Working in Kazakhstan

Although Kazakhstan's economy suffered high inflation rates and drastic devaluation of the tenge in 2015, it is slowly but steadily beginning to make a recovery. 

Despite Kazakhstan's past financial troubles, it is still the largest economy in Central Asia. Most expats employed in Kazakhstan will find themselves working in the nation's capital, Astana, or in Almaty. Abundant natural resources and a variety of thriving industries offer a number of opportunities for expats considering working in Kazakhstan. 

Job market in Kazakhstan


Kazakhstan has a number of valuable natural resources including oil, gas and metals. Prominent industries include engineering, construction and finance. As is the case with many countries in Asia, there is a high demand for English teachers. 

There are a number of expat government workers and diplomats working in Kazakhstan, most of which are based in Astana.

Finding a job in Kazakhstan


Many of the expats working in Kazakhstan are employed by multinational companies. Others are not as lucky and have to face the daunting task of finding a job in Kazakhstan.

Online job boards and classified sections in local newspapers are a good place to start the search, but making personal connections in the country is likely to yield better results and more opportunities. LinkedIn can be a valuable resource in this case, as can local business meet-ups.

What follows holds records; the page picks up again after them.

# pasqualedem/LabelAnything

Hardware: AMD Instinct MI355X
Metric: episodes/sec (query+support fwd) ViT-B 1024px 1-shot (higher is better)
Workload: dtype f16; 1 GPU; BASELINE cfg2: SAM ViT-B 1024px encoder + LabelAnything decoder, 1-way 1-shot episodes (2 images each), random-init weights, full-resolution logits; parallelism=episode-sharded x1, no collective, launch=hipGraph replay

## Files before the change

labelanything_amd/csrc/attn_enc.hip:

```cpp
#include <cstdlib>
#include "la_common.h"
#ifndef LA_ATTN_ABL
#ifndef LA_ATTN_DMA_RUN
#define LA_ATTN_DMA_RUN 1
#endif
#define LA_ATTN_ABL 0
#endif
#ifndef LA_WIN_ROT
#define LA_WIN_ROT 1
#endif
#ifndef LA_WIN_HALF
#define LA_WIN_HALF 1
#endif
#ifndef LA_ATTN_X
#define LA_ATTN_X 0
#endif
#include "../../include/la_hip.h"
#include "attn_plan.h"

namespace la {

constexpr int HD = 64;
constexpr float NEG_BIG = -1.0e30f;
constexpr float RESCALE_THR = 8.0f;

template <typename T, int NH>
__global__ __launch_bounds__(256) void relpos_kernel(const T* __restrict__ qkv, int B, int heads, int G, int E,
                                                     const T* __restrict__ tabh, const T* __restrict__ tabw,
                                                     float* __restrict__ relh, float* __restrict__ relw) {
  const int w = blockIdx.x * 4 + (threadIdx.x >> 6);
  if (w >= B * heads * G) return;
  const int lane = threadIdx.x & 63, fr = lane & 31, fh = lane >> 5;
  const int y = w % G, bh = w / G, h = bh % heads, b = bh / heads;
  const int T_ = G * G;
  const int ntx = (G + 31) >> 5;
  const uint4 zero = make_uint4(0, 0, 0, 0);

  constexpr int HDT = 64 * NH, KS = 4 * NH;
  uint4 af[2][KS];
#pragma unroll
  for (int ti = 0; ti < 2; ++ti) {
    const int x = ti * 32 + fr;
    const bool ok = (ti < ntx) && (x < G);
    const T* p = qkv + ((size_t)b * T_ + (size_t)y * G + (ok ? x : 0)) * (3 * E) + h * HDT + fh * 8;
#pragma unroll
    for (int ks = 0; ks < KS; ++ks) af[ti][ks] = ok ? *reinterpret_cast<const uint4*>(p + ks * 16) : zero;
  }
  const size_t obase = ((size_t)bh * T_ + (size_t)y * G) * G;

  for (int tj = 0; tj < ntx; ++tj) {
    const int j = tj * 32 + fr;
    const bool okj = j < G;
    const T* p = tabh + (size_t)(okj ? (y - j + G - 1) : 0) * HDT + fh * 8;
    uint4 wf[KS];
#pragma unroll
    for (int ks = 0; ks < KS; ++ks) wf[ks] = okj ? *reinterpret_cast<const uint4*>(p + ks * 16) : zero;
#pragma unroll
    for (int ti = 0; ti < 2; ++ti) {
      if (ti >= ntx) continue;
      f32x16 acc;
#pragma unroll
      for (int r = 0; r < 16; ++r) acc[r] = 0.f;
#pragma unroll
      for (int ks = 0; ks < KS; ++ks) acc = Half16<T>::mfma32(af[ti][ks], wf[ks], acc);
#pragma unroll
      for (int r = 0; r < 16; ++r) {
        const int x = ti * 32 + (r & 3) + 8 * (r >> 2) + 4 * fh;
        if (x < G && okj) relh[obase + (size_t)x * G + j] = acc[r];
      }
    }
  }
  const int nrel = 2 * G - 1;
  const int ntr = (nrel + 31) >> 5;
  for (int tj = 0; tj < ntr; ++tj) {
    const int rp = tj * 32 + fr;
    const bool okr = rp < nrel;
    const T* p = tabw + (size_t)(okr ? rp : 0) * HDT + fh * 8;
    uint4 wf[KS];
#pragma unroll
    for (int ks = 0; ks < KS; ++ks) wf[ks] = okr ? *reinterpret_cast<const uint4*>(p + ks * 16) : zero;
#pragma unroll
    for (int ti = 0; ti < 2; ++ti) {
      if (ti >= ntx) continue;
      f32x16 acc;
#pragma unroll
      for (int r = 0; r < 16; ++r) acc[r] = 0.f;
#pragma unroll
      for (int ks = 0; ks < KS; ++ks) acc = Half16<T>::mfma32(af[ti][ks], wf[ks], acc);
#pragma unroll
      for (int r = 0; r < 16; ++r) {
        const int x = ti * 32 + (r & 3) + 8 * (r >> 2) + 4 * fh;
        const int kw = x + G - 1 - rp;
        if (x < G && okr && kw >= 0 && kw < G) relw[obase + (size_t)x * G + kw] = acc[r];
      }
    }
  }
}


__device__ __forceinline__ float xhalf_max(float v) {
  const auto r = __builtin_amdgcn_permlane32_swap(__float_as_uint(v), __float_as_uint(v), false, false);
  return fmaxf(__uint_as_float(r[0]), __uint_as_float(r[1]));
}
__device__ __forceinline__ float xhalf_sum(float v) {
  const auto r = __builtin_amdgcn_permlane32_swap(__float_as_uint(v), __float_as_uint(v), false, false);
  return __uint_as_float(r[0]) + __uint_as_float(r[1]);
}

#ifdef LA_DEBUG
__device__ unsigned long long g_win_stamps[4 * 16];
#define WIN_STAMP(i)                                                                                  \
  do {                                                                                                \
    if (MODE == ATTN_TABLES_WIN16 && blockIdx.x == gridDim.x / 2) {                                   \
      unsigned long long t_;                                                                          \
      asm volatile("s_memtime %0\n\ts_waitcnt lgkmcnt(0)" : "=s"(t_)::"memory");                     \
      if ((threadIdx.x & 63) == 0) g_win_stamps[(threadIdx.x >> 6) * 16 + (i)] = t_;                   \
    }                                                                                                 \
  } while (0)
#else
#define WIN_STAMP(i) do {} while (0)
#endif
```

Work culture in Kazakhstan


Most Kazakhstan businesses follow the classic 40-hour Monday to Friday work week, with an eight-hour work day.

There is usually a chain of authority in the office with the most senior members of the company making decisions. In Kazakh culture, it's important to treat such individuals with a great degree of respect.

Kazakhs are known for their hospitality and expats are likely to find their co-workers friendly and welcoming. It's not unusual to socialise with colleagues outside of work and expats should endeavour to accept any and all invitations. If invited to the home of a local, expats should remember to remove their shoes at the door and should not use their left hand to touch or pick up anything as it is considered dirty. It's worth bearing in mind that the majority religion in Kazakhstan is Islam, so as a rule of thumb, any gifts should be strictly non-alcoholic.